# No Carpets???



## hiddenseven (Jul 19, 2008)

Hi Just picked up our new Nuevo ES which we are very chuffed with. My first of probably many questions about our MH is the "bound edge removable carpets".....we assumed they were standard? 
Although we like the vinyl floor,carpets are the preferred option. Can anyone please advise on cost.

Thank you


----------



## Carper (Aug 15, 2007)

hiddenseven said:


> Hi Just picked up our new Nuevo ES which we are very chuffed with. My first of probably many questions about our MH is the "bound edge removable carpets".....we assumed they were standard?
> Although we like the vinyl floor,carpets are the preferred option. Can anyone please advise on cost.
> 
> Thank you


Congratulations on your new MH...i bet you are chuffed.

We removed our carpets as soon as we got home with ours.....they are a real pain to try and keep clean. Its much easier to carry a brush to sweep the vinyl than a vacuum cleaner to do the carpets.

Its just a matter of personal choice

Doug


----------



## Sagedog (Jun 28, 2005)

Our German import came with no carpets - I did know and had factored that into the price. we went to Kustom Carpets in Barnsley really really good service see below link.
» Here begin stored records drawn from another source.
static int apply_views(rpsf_plan* p, const rpsf_view* images, const rpsf_view* outs, int n, int pad_mode, float pad_value, double threshold, int dilation,
                       int neighborhood_width, void* stream, int* route_or_null, bool batch, const SatMasks* masks = nullptr) {
  if (route_or_null) *route_or_null = 0;
  if (!p) return fail(RPSF_E_BADARG, "null plan");
  if (n < 0) return fail(RPSF_E_BADARG, "n_frames must not be negative");
  if (n == 0) return RPSF_OK;
  if (!images || !outs) return fail(RPSF_E_BADARG, "null argument");
  bool empty = false;
  for (int f = 0; f < n; ++f) {
    bool e_in, e_out;
    if (const char* why = rpsfconv::view_problem(images + f, false, &e_in)) return fail(RPSF_E_BADARG, std::string("image: ") + why);
    if (const char* why = rpsfconv::view_problem(outs + f, true, &e_out)) return fail(RPSF_E_BADARG, std::string("out: ") + why);
    if (images[f].rows != images[0].rows || images[f].cols != images[0].cols || outs[f].rows != images[0].rows || outs[f].cols != images[0].cols)
      return fail(RPSF_E_BADARG, "every image and every out view must have one shape");
    empty = e_in;
  }
  if (empty) return RPSF_OK;
  if (pad_mode < 0 || pad_mode > RPSF_PAD_WRAP) return fail(RPSF_E_BADARG, "unknown pad mode");
  if (!p->have_k) return fail(RPSF_E_STATE, "no transfer kernel installed (call rpsf_plan_set_transfer first)");
  const int H = images[0].rows, W = images[0].cols;
  const bool saturated = masks || !(threshold == std::numeric_limits<double>::infinity());
  if (masks)
    if (const int bad = check_masks(*masks, n, H, W)) return bad;
  const ViewSide in = view_side(images, n, saturated), out = view_side(outs, n, saturated);
  rpsf_geometry g{H, W, pad_mode, pad_value, 0, 0, 0, H, in.direct ? (int)(images[0].row_stride / 4) : W, 0, H, out.direct ? (int)(outs[0].row_stride / 4) : W};
  SatDeviceRun run;
  int rc;
  if (saturated) {
    if (dilation < 1 || neighborhood_width < 0) return fail(RPSF_E_BADARG, "dilation must be >= 1 and the neighbourhood width >= 0 (other values: the NumPy route)");
    rc = sat_device_init(p, H, W, pad_mode, threshold, dilation, neighborhood_width, &run);
  } else {
    rc = rpsf_detail_check_geometry(p, &g);
  }
  if (rc != RPSF_OK) return rc;
  HIP_TRY(hipSetDevice(p->device));
  hipStream_t st = stream ? reinterpret_cast<hipStream_t>(stream) : p->stream;
  const size_t npix = (size_t)H * W, stage_stride = (npix + 3) / 4 * 4;
  const bool staged = !in.direct || !out.direct;
  if (!in.direct && (rc = view_staging(p->d_view_in, p->view_in_floats, stage_stride * n)) != RPSF_OK) return rc;
  if (!out.direct && (rc = view_staging(p->d_view_out, p->view_out_floats, stage_stride * n)) != RPSF_OK) return rc;
  if (staged) {
    if (!p->ev_view) HIP_TRY(hipEventCreateWithFlags(&p->ev_view, hipEventDisableTiming));
    if (p->view_busy && st != p->view_stream) HIP_TRY(hipStreamWaitEvent(st, p->ev_view, 0));
  }
  const float* d_in = static_cast<const float*>(images[0].data);
  float* d_out = static_cast<float*>(outs[0].data);
  size_t in_stride = (size_t)(in.frame_bytes / 4), out_stride = (size_t)(out.frame_bytes / 4);
  if (!in.direct) {
    if (in.uniform) rc = rpsf_conv_gather(images[0], n, in.frame_bytes, p->d_view_in, (int64_t)stage_stride, st);
    for (int f = 0; !in.uniform && f < n && rc == RPSF_OK; ++f) rc = rpsf_conv_gather(images[f], 1, 0, p->d_view_in + f * stage_stride, 0, st);
    if (rc != RPSF_OK) return rc;
    d_in = p->d_view_in, in_stride = stage_stride;
  }
  if (!out.direct) d_out = p->d_view_out, out_stride = stage_stride;
  if (!saturated) {
    rc = rpsf_detail_launch_batch(p, d_in, d_out, n, in_stride, out_stride, g, st);
  } else {
    const int G = batch ? sat_group_frames(p, run, masks != nullptr) : 1;
    SatBatchStats stats;
    stats.frames = n;
    for (int f0 = 0; f0 < n && rc == RPSF_OK; f0 += G)
      rc = sat_device_apply_group(p, run, std::min(G, n - f0), d_in + (size_t)f0 * in_stride, in_stride, d_out + (size_t)f0 * out_stride, out_stride,
                                  batch ? rpsfsatb::ORDER_LONGEST_FIRST : rpsfsatb::ORDER_FRAMES, st, &stats, nullptr, masks, f0);
    if (batch && rc == RPSF_OK) stats.store(p);
  }
  if (rc == RPSF_OK && !out.direct) {
    if (out.uniform) rc = rpsf_conv_scatter(p->d_view_out, (int64_t)stage_stride, outs[0], n, out.frame_bytes, st);
    for (int f = 0; !out.uniform && f < n && rc == RPSF_OK; ++f) rc = rpsf_conv_scatter(p->d_view_out + f * stage_stride, 0, outs[f], 1, 0, st);
  }
  if (staged) {
    HIP_TRY(hipEventRecord(p->ev_view, st));
    p->view_stream = st, p->view_busy = true;
  }
  if (rc == RPSF_OK && route_or_null)
    *route_or_null = (in.direct ? 0 : RPSF_ROUTE_C1 | (batch ? RPSF_ROUTE_STAGED : 0)) | (out.direct ? 0 : RPSF_ROUTE_C2) | (saturated ? RPSF_ROUTE_SATURATED : 0);
  return rc;
}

If they have your pattern which ther probably will it should be around £180 I think.

Kustom Sport

They often advertise in shows etc


----------



## 101405 (Oct 15, 2006)

*carpets*

Carpets not very healthy at all . maybe a tread mat at the entrance/exit.
wear flip flops?


----------



## Waggy (Jan 15, 2006)

We are just about to change to a Nuavo ES. Glad you are enjoying yours.

The brochure clearly states that carpets are standard. Ours are certainly fitted (with plastic protective covering). The first thing we shall do is take them out as they are not doggy compatible.
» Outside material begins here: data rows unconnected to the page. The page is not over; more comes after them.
__device__ __forceinline__ bool hc_any_byte_ge(u32 w, u32 m) {
  return (w & 0xFFu) >= m || ((w >> 8) & 0xFFu) >= m || ((w >> 16) & 0xFFu) >= m || (w >> 24) >= m;
}

template <int THREADS>
__device__ __forceinline__ u64 hc_align(const uint2 *__restrict__ recs, u64 p, u64 lo, u64 hi, u32 *s_min) {
  if (p <= lo) return lo;
  if (p >= hi) return hi;
  for (u64 q0 = p; q0 < hi; q0 += THREADS) {
    __syncthreads();
    if (threadIdx.x == 0) *s_min = 0xFFFFFFFFu;
    __syncthreads();
    const u64 q = q0 + threadIdx.x;
    if (q < hi && (recs[q].x >> 8) != (recs[q - 1].x >> 8)) atomicMin(s_min, threadIdx.x);
    __syncthreads();
    const u32 f = *s_min;
    if (f != 0xFFFFFFFFu) return q0 + f;
  }
  return hi;
}

template <class G>
__global__ void __launch_bounds__(G::THREADS, G::CTAS)
    k_hash_count(const uint2 *__restrict__ recs, const u64 *__restrict__ bounds, const u64 *__restrict__ slice_off,
                 const u64 *__restrict__ n_slices_dev, int m, u32 *ticket, u64 *__restrict__ list,
                 u32 *__restrict__ slice_count, u64 *__restrict__ slice_base, u32 *__restrict__ slice_bucket, u64 *mul_hist,
                 u32 *err_flag) {
  constexpr int THREADS = G::THREADS, SLOTS = G::SLOTS, MAX_SOLID = G::MAX_SOLID, CELLS = G::CELLS;
  extern __shared__ __align__(16) unsigned char smem_raw[];
  HcShared<G> &s = *reinterpret_cast<HcShared<G> *>(smem_raw);
  const u32 tid = threadIdx.x;
  for (u32 i = tid; i < kHcHist; i += THREADS) s.cta_hist[i] = 0;
  for (u32 i = tid; i < (u32)SLOTS; i += THREADS) {
    s.keys[i] = kHcEmpty;
    s.cnt[i] = 0;
    s.pt[i] = 0;
    s.nt[i] = 0;
  }
  __syncthreads();
  const u64 n_slices = *n_slices_dev;
  const u32 um = (u32)m;
  while (true) {
    if (tid == 0) {
      const u32 sl = atomicAdd(ticket, 1u);
      s.bucket = sl;
      if (sl < n_slices) {
        u32 a = 0, z = 65536;
        while (z - a > 1) {
          const u32 mid = (a + z) >> 1;
          if (slice_off[mid] <= sl) a = mid; else z = mid;
        }
        s.sp = a;
      }
    }
    __syncthreads();
    const u32 sl = s.bucket;
    if (sl >= n_slices) break;
    const u32 b = s.sp;
    __syncthreads();
    const u64 blo = bounds[b], bhi = bounds[b + 1];
    const u64 n_in_b = slice_off[b + 1] - slice_off[b], idx = sl - slice_off[b];
    const u64 step = (bhi - blo + n_in_b - 1) / n_in_b;
    const u64 lo = hc_align<THREADS>(recs, blo + idx * step, blo, bhi, &s.overflow);
    const u64 hi = idx + 1 == n_in_b ? bhi : hc_align<THREADS>(recs, blo + (idx + 1) * step, blo, bhi, &s.overflow);
    __syncthreads();
    const u64 base = lo / (u64)m + sl;
    if (tid == 0) {
      slice_base[sl] = base;
      slice_bucket[sl] = b;
      s.out_cursor = 0;
      s.st_prefix[0] = 0;
      s.st_bits[0] = 0;
      s.sp = 1;
    }
    if (hi <= lo) {
      if (tid == 0) slice_count[sl] = 0;
      __syncthreads();
      continue;
    }
    __syncthreads();
    while (s.sp > 0) {
      const u32 sp = s.sp - 1;
      const u64 prefix = s.st_prefix[sp];
      const u32 bits = s.st_bits[sp];
      __syncthreads();
      if (tid == 0) {
        s.sp = sp;
        s.n_solid = 0;
        s.n_hot = 0;
        s.overflow = 0;
      }
      __syncthreads();
      for (u64 i0 = lo + tid; i0 < hi; i0 += (u64)THREADS * kHcBatch) {
        uint2 v[kHcBatch];
#pragma unroll
        for (int j = 0; j < kHcBatch; ++j) {
          const u64 i = i0 + (u64)j * THREADS;
          v[j] = i < hi ? recs[i] : make_uint2(0, 0);
        }
#pragma unroll
        for (int j = 0; j < kHcBatch; ++j) {
          const u64 i = i0 + (u64)j * THREADS;
          if (i >= hi) break;
          const u64 key = rec_key64(v[j]);
          const u64 r = (key >> 6) & ((1ull << kRemBits) - 1);
          if (bits && (r >> (kRemBits - bits)) != prefix) continue;
          const u32 h = hc_insert<G>(s, r);
          if (h == (u32)SLOTS) {
            s.overflow = 1;
            continue;
          }
          smem_add(&s.cnt[h], 1u);
          const u32 p = (u32)(key >> 3) & 7u, nx = (u32)key & 7u;
          if (p < 4) smem_add(&s.pt[h], 1u << (8 * p));
          if (nx < 4) smem_add(&s.nt[h], 1u << (8 * nx));
        }
        if (s.overflow) break;
      }
      __syncthreads();
      bool failed = s.overflow != 0;
      u32 ns = 0;
      if (!failed) {
        for (u32 i0 = 0; i0 < (u32)SLOTS; i0 += THREADS) {
          const u32 slot = i0 + tid;
          const bool on = s.keys[slot] != kHcEmpty;
          const u32 c = on ? s.cnt[slot] : 0u;
          const u32 c16 = c > 65535u ? 65535u : c;
          const u32 ones = __ballot_sync(0xffffffffu, on && c16 == 1u), twos = __ballot_sync(0xffffffffu, on && c16 == 2u);
          if (on && c16 > 2u) {
            if (c16 < (u32)kHcHist) smem_add(&s.cta_hist[c16], 1u);
            else atomicAdd((unsigned long long *)&mul_hist[c16], 1ull);
          }
          const bool solid = on && c >= um;
          const u32 sm_ = __ballot_sync(0xffffffffu, solid);
          u32 wbase = 0;
          if ((tid & 31) == 0) {
            if (ones) atomicAdd(&s.cta_hist[1], (u32)__popc(ones));
            if (twos) atomicAdd(&s.cta_hist[2], (u32)__popc(twos));
            if (sm_) wbase = atomicAdd(&s.n_solid, (u32)__popc(sm_));
          }
          wbase = __shfl_sync(0xffffffffu, wbase, 0);
          if (solid) {
            const u32 rank = wbase + __popc(sm_ & lane_lt_mask());
            if (rank < (u32)MAX_SOLID) {
              u64 e = (s.keys[slot] << 22) | ((u64)c16 << 6);
              if (c >= kHcHotCount) {
                const u32 hi_ = atomicAdd(&s.n_hot, 1u);
                if (hi_ < (u32)MAX_SOLID) s.hot_slot[hi_] = (uint16_t)slot;
                s.pt[slot] = hi_;
                s.nt[slot] = rank;
              } else {
                e |= (hc_any_byte_ge(s.pt[slot], um) ? 0ull : 1ull) | (hc_any_byte_ge(s.nt[slot], um) ? 0ull : 2ull);
              }
              s.sorted[rank] = e;
            }
          }
        }
        __syncthreads();
        ns = s.n_solid;
        if (ns > (u32)MAX_SOLID) {
          hc_hist_undo<G>(s, mul_hist);
          failed = true;
        }
      }
      if (!failed && ns) {
        const u32 n_hot = s.n_hot;
        for (u32 h0 = 0; h0 < n_hot; h0 += kHcHotRound) {
          for (u32 i = tid; i < (u32)kHcHotRound * 8; i += THREADS) s.wide[i >> 3][i & 7] = 0;
          __syncthreads();
          for (u64 i0 = lo + tid; i0 < hi; i0 += (u64)THREADS * kHcBatch) {
            uint2 v[kHcBatch];
#pragma unroll
            for (int j = 0; j < kHcBatch; ++j) {
              const u64 i = i0 + (u64)j * THREADS;
              v[j] = i < hi ? recs[i] : make_uint2(0, 0);
            }
#pragma unroll
            for (int j = 0; j < kHcBatch; ++j) {
              const u64 i = i0 + (u64)j * THREADS;
              if (i >= hi) break;
              const u64 key = rec_key64(v[j]);
              const u64 r = (key >> 6) & ((1ull << kRemBits) - 1);
              if (bits && (r >> (kRemBits - bits)) != prefix) continue;
              const u32 slot = hc_find<G>(s, r);
              const u32 c = s.cnt[slot];
              if (c < kHcHotCount || c < um) continue;
              const u32 hidx = s.pt[slot] - h0;
              if (hidx >= (u32)kHcHotRound) continue;
              const u32 p = (u32)(key >> 3) & 7u, nx = (u32)key & 7u;
              if (p < 4) smem_add(&s.wide[hidx][p], 1u);
              if (nx < 4) smem_add(&s.wide[hidx][4 + nx], 1u);
            }
          }
          __syncthreads();
          for (u32 i = tid; i < (u32)kHcHotRound && h0 + i < n_hot; i += THREADS) {
            bool has_in = false, has_out = false;
#pragma unroll
            for (int c = 0; c < 4; ++c) {
              has_in = has_in || s.wide[i][c] >= um;
              has_out = has_out || s.wide[i][4 + c] >= um;
            }
            s.sorted[s.nt[s.hot_slot[h0 + i]]] |= (has_in ? 0ull : 1ull) | (has_out ? 0ull : 2ull);
          }
          __syncthreads();
        }
        for (u32 i = tid; i < (u32)CELLS; i += THREADS) s.cell_base[i] = 0;
        __syncthreads();
        const u32 cshift = 22 + (kRemBits - G::LOG_CELLS);
        for (u32 i = tid; i < ns; i += THREADS) smem_add(&s.cell_base[(u32)((s.sorted[i] << bits) >> cshift)], 1u);
        __syncthreads();
        hc_scan_cells<G>(s);
        for (u32 i = tid; i < ns; i += THREADS) {
          const u64 e = s.sorted[i];
          s.tmp[atomicAdd(&s.cell_cur[(u32)((e << bits) >> cshift)], 1u)] = e;
        }
        __syncthreads();
        const u32 at = s.out_cursor;
        for (u32 i = tid; i < ns; i += THREADS) {
          const u64 e = s.tmp[i];
          const u32 c = (u32)((e << bits) >> cshift);
          const u32 b0 = s.cell_base[c], b1 = c + 1 < (u32)CELLS ? s.cell_base[c + 1] : ns;
          u32 r = b0;
          for (u32 j = b0; j < b1; ++j) r += s.tmp[j] < e ? 1u : 0u;
          list[base + at + r] = e;
        }
        __syncthreads();
        if (tid == 0) s.out_cursor = at + ns;
      }
      for (u32 i = tid; i < (u32)SLOTS; i += THREADS) {
        s.keys[i] = kHcEmpty;
        s.cnt[i] = 0;
        s.pt[i] = 0;
        s.nt[i] = 0;
      }
      __syncthreads();
      if (tid == 0 && failed) {
        if (bits + 2 > kRemBits || s.sp + 4 > (u32)kHcStack) atomicExch(err_flag, 1u);
        else
          for (int c = 3; c >= 0; --c) {
            s.st_prefix[s.sp] = (prefix << 2) | (u64)c;
            s.st_bits[s.sp] = bits + 2;
            ++s.sp;
          }
      }
      __syncthreads();
    }
    if (tid == 0) slice_count[sl] = s.out_cursor;
    __syncthreads();
  }
  for (u32 i = tid; i < kHcHist; i += THREADS)
    if (s.cta_hist[i]) atomicAdd((unsigned long long *)&mul_hist[i], (unsigned long long)s.cta_hist[i]);
}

Something to take up with your dealer :!:


----------



## Jagman (Feb 16, 2008)

Agree with waggy, carpets should be with new AS, its an 'up-market' product after all. It would be like getting a Jag without carpets - unthinkable!!!

We keep ours in the Pollensa almost all the time, it seems more like a 'home' and they hoover up well (quality carpets which is what you'd expect from AS). We meet other Polly owners who never have them in: its a matter of personal choice. But for you to make the choice you need the carpets - ask dealer for them and if any problem contact AS, they are usually very good at customer service - they are also on this site now so perhaps they will pick this up anyway.

Great link from Sagedog - well done - hope you don't need it hiddenseven - but lots of us with 'older' mhs will be interested.

Good luck.


----------



## Compact (Aug 22, 2008)

*Carpets*

Somebody`s forgotten to put the carpets in, they are definitely listed in the brochure - I shall make sure we get ours!!!!


----------



## hiddenseven (Jul 19, 2008)

Thanks for all the replies.

Sagedog........Excellent link

I picked up MH on me own and Mum was not pleased about the carpet.
I will put it first on the list to ask the dealer.

She agrees with you Jagman, feels more like "home".


----------



## hiddenseven (Jul 19, 2008)

Thanks for all the replies.

Sagedog........Excellent link

I picked up MH on me own and Mum was not pleased about the carpet.
I will put it first on the list to ask the dealer.

She agrees with you Jagman, feels more like "home".


----------



## Auto-SleeperAAA (Aug 19, 2008)

*Carpets*

Hi,

Just to let you know...Carpets are standard in your Nuevo,
as they are in all Auto-Sleeper motorhomes.

I advise you to contact your Dealer, who should have them
as all vehicles leave Auto-Sleepers with carpets fitted as standard.

Regards,

Simon


----------



## Mikemoss (Sep 5, 2005)

Nothing to do with carpets but it's good to see another manufacturer demonstrating proper customer care on here - welcome AutoSleeper!


----------



## frenchfancy (May 21, 2005)

We like a bit of carpet under our feet, so just for the winter have bought some carpet protector, just to take the brunt of the dirt and wet, ok it is not ideal and does not feel as soft underfoot, but for the winter it is fine. If you buy the best it is not cheap £34 a roll but you get 50 metres, and the bonus is if you are decorating and don't want to take up yout carpet while you gloss skirting boards, this is just the job, a double whammy!!


----------



## hiddenseven (Jul 19, 2008)

*Re: No Carpets.......Thank you*

Simon,

Thank you for your reply. I will take it up with the dealer.

Mikemoss,

Beautifully put....excellent customer service.

MHF subscription priceless!!! Where else would we get the answers to our problems.


----------